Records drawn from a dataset

++++++

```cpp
int tail_cap_workgroups(const gem_handle* h, const std::vector<Layer>& dec, int start) {
    if (const char* f = dev_env("GEM_TAIL_CAP")) return atoi(f) * h->n_cu;
    return (tail_can_share_cu(dec, start, h->T, h->J) ? 10 : 5) * h->n_cu;
}

int launch_tail(gem_handle* h, const TailArgs& a, size_t lds_bytes, hipStream_t s, const RoundSet* rs) {
    static PerDeviceOnce attr_once;
    if (attr_once.need(h->cfg.device)) {
        const void* ks[] = {reinterpret_cast<const void*>(decoder_tail_kernel<1, 8>), reinterpret_cast<const void*>(decoder_tail_kernel<2, 8>),
                            reinterpret_cast<const void*>(decoder_tail_kernel<3, 8>), reinterpret_cast<const void*>(decoder_tail_kernel<4, 8>),
                            reinterpret_cast<const void*>(decoder_tail_kernel<5, 8>), reinterpret_cast<const void*>(decoder_tail_kernel<6, 8>),
                            reinterpret_cast<const void*>(decoder_tail_kernel<1, 4>), reinterpret_cast<const void*>(decoder_tail_kernel<2, 4>),
                            reinterpret_cast<const void*>(decoder_tail_kernel<3, 4>), reinterpret_cast<const void*>(decoder_tail_kernel<4, 4>),
                            reinterpret_cast<const void*>(decoder_tail_kernel<5, 4>), reinterpret_cast<const void*>(decoder_tail_kernel<6, 4>)};
        for (const void* k : ks) GEM_HIP(hipFuncSetAttribute(k, hipFuncAttributeMaxDynamicSharedMemorySize, 160 * 1024));
    }
    Profile::Rec rec;
    const bool prof = h->prof.on;
    if (prof) {
        GEM_HIP(hipEventCreate(&rec.a)); GEM_HIP(hipEventCreate(&rec.b));
        rec.family = 1;
        double per_window = 0.0;
        for (int i = 0; i < a.n; ++i) per_window += 2.0 * 3.0 * a.fwd[i].K * a.fwd[i].N * a.e.T;
        if (!a.forward_only) per_window *= 2.0;
        rec.flops = per_window * a.B;
        if (rs) { rec.log_idx = rs->log_idx; rec.flops_per_window = per_window; }
        GEM_HIP(hipEventRecord(rec.a, s));
    }
    const int wgs = (a.B + a.G - 1) / a.G;
    if (a.waves != TAIL_WAVES && a.waves != TAIL_WAVES_SHARED) { set_error("launch_tail: the arguments do not come from plan_tail"); return 1; }
    if (a.waves == TAIL_WAVES_SHARED ? launch_tail_w<TAIL_WAVES_SHARED>(h, a, wgs, lds_bytes, s) : launch_tail_w<TAIL_WAVES>(h, a, wgs, lds_bytes, s))
        return 1;
    GEM_HIP(hipGetLastError());
    if (prof) { GEM_HIP(hipEventRecord(rec.b, s)); h->prof.recs.push_back(rec); }
    commit_kernel_names(h, prof ? 1 : -1);
    return 0;
}

}
```

Before: 32070.

## Deepen tail GEMM weight prefetch with register ring and early next-layer prefetch

The fused decoder-tail GEMM's two-buffer ping-pong becomes a configurable register ring. When the tail layers are narrow (at most two column tiles), the kernel prefetches the next layer's B blocks and bias for every tile before computing the current layer, so those global loads overlap the current MFMA work. Kernels are now also specialised on the widest layer, so narrow networks drop the four-tile path and its register pressure, and a higher unroll threshold is set for tail.hip. The cost is more live registers and more code paths, which can lower occupancy or cause spills.

```diff
diff --git a/__graft_entry__.py b/__graft_entry__.py
--- a/__graft_entry__.py
+++ b/__graft_entry__.py
@@ -23,7 +23,7 @@
 
 NO_PACKED_FP32 = ["-Xclang", "-target-feature", "-Xclang", "-packed-fp32-ops", "-DGEM_NO_PACKED_FP32"]
 FP_CONTRACT = ["-ffp-contract=on"]
-EXTRA_FLAGS = {}
+EXTRA_FLAGS = {"tail.hip": ["-mllvm", "-pragma-unroll-threshold=65536"]}
 OBJ_DIR = os.path.join(ROOT, "build", "obj")
 
 
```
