+                        if (!last) {
+                            if (np == 0) wait_vm<BP>();
+                            else if (np == 1) wait_vm<BP + 1>();
+                            else if (np == 2) wait_vm<BP + 2>();
+                            else if (np == 3) wait_vm<BP + 3>();
+                            else if (np == 4) wait_vm<BP + 4>();
+                            else if (np == 5) wait_vm<BP + 5>();
+                            else if (np == 6) wait_vm<BP + 6>();
+                            else wait_vm<BP + 7>();
+                        } else wait_vm<BP>();
+                    } else {
+                        wait_vm<0>();
+                    }
+                    __builtin_amdgcn_s_barrier();
                 }
-                if (lead) wg8_mma16<H>(acc, wf, xf);
-                if (more_b) {
-                    if (!last) {
-                        if (np == 0) wait_vm<BP>();
-                        else if (np == 1) wait_vm<BP + 1>();
-                        else if (np == 2) wait_vm<BP + 2>();
-                        else if (np == 3) wait_vm<BP + 3>();
-                        else if (np == 4) wait_vm<BP + 4>();
-                        else if (np == 5) wait_vm<BP + 5>();
-                        else wait_vm<BP + 6>();
-                    } else wait_vm<BP>();
-                } else {
-                    wait_vm<0>();
-                }
-                __builtin_amdgcn_s_barrier();
-            }
-        }
+            }
+        }
+    };
+
+    auto run_centre = [&]() __attribute__((always_inline)) {
+        constexpr int CP = G::PIX / 128, CSTAGE = G::PIX * 64;
+        static_assert(!S2 || 3 * CSTAGE <= 2 * ASTAGE, "three compact stages");
+        int c_goff[CP];
+        uint32_t c_lds[CP];
+#pragma unroll
+        for (int j = 0; j < CP; ++j) {
+            const int m = (j * 8 + wave) * 16 + (lane >> 2), pc = lane & 3;
+            const uint32_t n = n0 + m / UPIX;
+            c_goff[j] = n < (uint32_t)p.N ? (int)(((n0 * UPIX + m) * (uint32_t)p.Cin) * 2) + ((pc ^ ((m >> 2) & 3)) << 4) : EVE_OOB;
+            c_lds[j] = ldsA + (j * 8 + wave) * 1024;
+        }
+        uint32_t crd[4][2];
+#pragma unroll
+        for (int pt = 0; pt < 4; ++pt)
+#pragma unroll
+            for (int kh = 0; kh < 2; ++kh) {
+                const int m = wm * 128 + pt * 32 + l31;
+                crd[pt][kh] = ldsA + m * 64 + (((2 * kh + l5) ^ ((m >> 2) & 3)) << 4);
+            }
+        auto issue = [&](int s, uint32_t stage_off, int slot) {
+            const int soff = 4 * cin2 + s * 64;
+#pragma unroll
+            for (int j = 0; j < BP; ++j) lds_dma16_asm(rs_w, ldsB + slot * BSLOT + (j * 8 + wave) * 1024, b_goff[j], soff);
+#pragma unroll
+            for (int j = 0; j < CP; ++j) lds_dma16_asm(rs_x, c_lds[j] + stage_off, c_goff[j], s * 64);
+        };
+        issue(0, 0u, 0);
+        issue(1, (uint32_t)CSTAGE, 1);
+        wait_vm<0>();
+        __builtin_amdgcn_s_barrier();
+        if (!lead) __builtin_amdgcn_s_setprio(2);
+        uint32_t st = 0u, st2 = 2u * CSTAGE;
+        for (int s = 0; s < nslices; ++s) {
+            const bool more = s + 2 < nslices;
+            if (!lead) wg8_mma16<H>(acc, wf, xf);
+            const uint32_t slot_off = (uint32_t)(s & 3) * BSLOT;
+#pragma unroll
+            for (int ct = 0; ct < 2; ++ct)
+#pragma unroll
+                for (int kh = 0; kh < 2; ++kh)
+                    wf[ct][kh] = lds_read16(wrd[ct][kh] + slot_off);
+#pragma unroll
+            for (int pt = 0; pt < 4; ++pt)
+#pragma unroll
+                for (int kh = 0; kh < 2; ++kh)
+                    xf[pt][kh] = lds_read16(crd[pt][kh] + st);
+            if (more) issue(s + 2, st2, (s + 2) & 3);
+            if (lead) wg8_mma16<H>(acc, wf, xf);
+            if (more) wait_vm<BP + CP>(); else wait_vm<0>();
+            __builtin_amdgcn_s_barrier();
+            st = st == 2u * CSTAGE ? 0u : st + CSTAGE;
+            st2 = st2 == 2u * CSTAGE ? 0u : st2 + CSTAGE;
+        }
+    };
+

++++++

• [Aim of the task]: Look through the data above and return exactly the lines from the one that contains "lds_read16(wrd[ct][kh] + slot_off);" to the one that contains "lds_read16(crd[pt][kh] + st);", inclusive, with nothing else.

• [Answer section]:
+                    wf[ct][kh] = lds_read16(wrd[ct][kh] + slot_off);
+#pragma unroll
+            for (int pt = 0; pt < 4; ++pt)
+#pragma unroll
+                for (int kh = 0; kh < 2; ++kh)
+                    xf[pt][kh] = lds_read16(crd[pt][kh] + st);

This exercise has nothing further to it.